Kevin L. Young, #428-785, Chillicothe Correctional Institution, P.O. Box 5500, Chillicothe, Ohio 45601, Defendant-Appellant, Pro Se.
OPINION
{¶ 1} Defendant/Appellant Kevin L. Young (hereafter Appellant) appeals from the decision of the Montgomery County Court of Common Pleas denying his motion to modify sentencing.
{¶ 2} Appellant was convicted in 2002 of raping a 15 year old acquaintance. The trial court sentenced Appellant to a five year sentence, two years above the statutory minimum. Appellant appealed, alleging four assignments of error concerning the evidence presented at Appellant's trial. This Court found such assignments to be meritless and affirmed his conviction in 2003.
{¶ 3} Appellant filed a pro se motion to reopen his appeal on November 12, 2003. Appellant alleged ineffective assistance of appellate counsel due to appellate counsel's failure to assert that trial counsel was ineffective for failing to request jury instructions on lesser included offenses. This Court found that Appellant's testimony at trial precluded lesser included offenses, and as such trial counsel was not ineffective for failing to make that request. Appellant filed a notice of appeal to the Ohio Supreme Court alleging that his case involved questions of constitutional significance and general public interest. The Ohio Supreme Court disagreed and declined to hear his appeal on February 4, 2004.

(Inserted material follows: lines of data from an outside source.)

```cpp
__global__ __launch_bounds__(DIAG_THREADS) void k_ldl_diag(Batch bt, int NP, int nx, int k0, int tb, double* __restrict__ S, double* __restrict__ Dx,
                                                            double* __restrict__ Tinv, double* __restrict__ Minv, int* __restrict__ icount) {
    __shared__ double smem[DIAG_LDS_DOUBLES];
    inst_shift(bt, S, Dx, Tinv, Minv);
    inst_shift_i(bt, icount);
    const int lane = threadIdx.x & 63, w = threadIdx.x >> 6, R = w >> 2, C = w & 3, fr = lane & 15, fk = lane >> 4;
    v4d acc = (v4d){0.0, 0.0, 0.0, 0.0};
    if (R >= C) {
#pragma unroll
        for (int q = 0; q < 4; ++q) acc[q] = S[(k0 + 16 * R + fr) + (size_t)(k0 + 16 * C + fk + 4 * q) * NP];
    }
    diag_block(smem, acc, NP, nx, k0, tb, S, Dx, Tinv, Minv, icount);
// ... 504 lines not shown
    const int NP = s->d.NP, tb = trsv_block(NP, (int)s->solve_block), tiles = half / 32;
    const Batch bt = batch_of(s).b;
    hipLaunchKernelGGL(k_tinv_merge32, dim3(pairs * tiles * tiles, 1, bt.n), dim3(256), 0, stream, bt, NP, tb, half, phase, pair0, s->Lf, s->Tinv, s->Ttmp + merge_scratch(NP, half));
}
constexpr int WFORM_WGS = 128;
static void ldl_plan_ranges(calipso_hip_solver* s) {
    const int NP = s->d.NP, nblk = NP / NB, tb = trsv_block(NP, (int)s->solve_block);
    s->ldl_ranges.clear();
    s->ldl_feeds.clear();
    const bool wf = wform_on(s);
    std::vector<std::array<int, 3>> feeds;
    for (int b0 = 0; b0 < NP; b0 += tb) {
        const int wblk = std::min(tb, NP - b0), wr = std::min(FEED, wblk);
        for (int c = b0; c < b0 + wblk; c += wr) {
            feeds.push_back({(c + wr) / NB, 0, (int)s->ldl_ranges.size() / 2});
            s->ldl_ranges.push_back(c); s->ldl_ranges.push_back(wr);
        }
        if (wf && b0 + wblk < NP) {
            int step = (b0 + wblk) / NB;
            while (step < nblk - 1) { const int ntr = nblk - 1 - step; if (ntr * (ntr + 1) / 2 + WFORM_WGS <= 248) break; ++step; }
            feeds.push_back({step, 1, b0 / tb});
        }
    }
    std::stable_sort(feeds.begin(), feeds.end(), [](const std::array<int, 3>& a, const std::array<int, 3>& b) { return a[0] < b[0]; });
    for (const auto& f : feeds) { s->ldl_feeds.push_back(f[0]); s->ldl_feeds.push_back(f[1]); s->ldl_feeds.push_back(f[2]); }
}
static void enqueue_feed(calipso_hip_solver* s, hipStream_t stream, int i, bool beside) {
    const int kind = s->ldl_feeds[3 * i + 1], arg = s->ldl_feeds[3 * i + 2];
    if (kind == 0) { enqueue_finish_feed(s, stream, arg); return; }
    if (!beside) { enqueue_wform(s, stream, arg); return; }
    const int NP = s->d.NP, tb = trsv_block(NP, (int)s->solve_block);
    const int k0 = arg * tb, w = std::min(tb, NP - k0), rb = NP - k0 - w;
    const Batch bt = batch_of(s).b;
    const int rows = wform_rows(s, rb);
    hipLaunchKernelGGL(k_wform_product64, dim3(std::min(WFORM_WGS, (rows / 64) * (w / 64)), 1, bt.n), dim3(1024), 0, stream, bt, NP, tb, arg, w, rb, rows, s->Lf, s->Tinv, s->Wfac + wform_offset(NP, tb, arg));
}
static void enqueue_finish_feed(calipso_hip_solver* s, hipStream_t stream, int f) {
    const int NP = s->d.NP, nblk = NP / NB, tb = trsv_block(NP, (int)s->solve_block);
    const Batch bt = batch_of(s).b;
    const unsigned nz = bt.n;
    const int c0 = s->ldl_ranges[2 * f], w = s->ldl_ranges[2 * f + 1];
    const int b0 = c0 / tb * tb, wblk = std::min(tb, NP - b0);
    const int p0 = c0 / NB, np = std::min(w / NB, nblk - 1 - p0);
    if (np > 0) hipLaunchKernelGGL(k_ldl_scale, dim3((NP - p0 * NB - NB) / 64, np, nz), dim3(1024), 0, stream, bt, NP, tb, NP, p0, s->S, s->Lf, s->Dx, s->Tinv);
    for (int half = 64; 2 * half <= w; half *= 2)
        for (int phase = 0; phase < 2; ++phase) enqueue_merge(s, stream, half, phase, c0 / (2 * half), w / (2 * half));
    int rel = c0 - b0;
    bool block_done = w == wblk;
    for (int cur = w; 2 * cur <= wblk; cur *= 2) {
        const int pair = (b0 + (rel & ~(2 * cur - 1))) / (2 * cur);
        if ((rel & (2 * cur - 1)) == 0) { enqueue_merge(s, stream, cur, 0, pair, 1); break; }
        enqueue_merge(s, stream, cur, 1, pair, 1);
// ... 408 lines not shown
```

{¶ 4} On June 15, 2004, Appellant filed a pro se motion to modify his sentence in the trial court, arguing that the trial court erred when it sentenced Appellant to more prison time than the statutory minimum sentence. Appellant argued that because he was a first time offender he should have been given the statutory minimum prison sentence. Appellee State of Ohio (hereafter State) filed a motion in opposition on June 28, 2004, arguing that the record reflected that the trial court had made the proper findings under R.C. 2929.14(B) to rebut the presumption that a minimum sentence should be imposed in Appellant's case. Specifically, the State argued that the trial court's finding that giving Appellant the minimum sentence would diminish the seriousness of the crime based on the difference in age and size between the victim and Appellant allowed the trial court to impose a greater than minimum sentence on a first time offender. Appellant filed a reply motion on July 15, 2004. The trial court overruled Appellant's motion on November 19, 2004. Appellant filed a timely notice of appeal.
{¶ 5} Appellant filed a merit brief alleging two assignments of error, both of which essentially allege that the trial court abused its discretion when it sentenced Appellant to a sentence above the statutory minimum. We must affirm the trial court's judgment for two reasons.
{¶ 6} A trial court has no authority to reconsider its own valid final judgments. State v. Krymow (Sept. 1, 2000), Montgomery App. Nos. 18138, 97-CR-3037, 98-CR-0554, citing Brook Park v. Necak (1986), 30 Ohio App.3d 118, 120, 506 N.E.2d 936. Once a defendant's incarceration begins, the trial court no longer has the authority to amend or modify the defendant's sentence. State v. Garretson (2000), 140 Ohio App.3d 554, 558-559, 748 N.E.2d 560. A motion to modify a sentence after it has begun is akin to a motion for reconsideration after a final appealable order has been rendered. A defendant does not have a substantial right to a modification of a previously imposed sentence. State v. Lemaster (May 8, 2003), Pickaway App. No. 02CA20, 2003-Ohio-4557. If a defendant's rights were ever violated by their sentence, the violation occurs at the time of sentencing, not at the time a motion to modify the sentence is denied. State v. Shinkle (1986), 27 Ohio App.3d at 54, 55, 499 N.E.2d 402.
{¶ 7} Appellant was sent to prison to begin his sentence in 2002. After that point, the trial court no longer had the authority to change the amount of time Appellant would spend in prison.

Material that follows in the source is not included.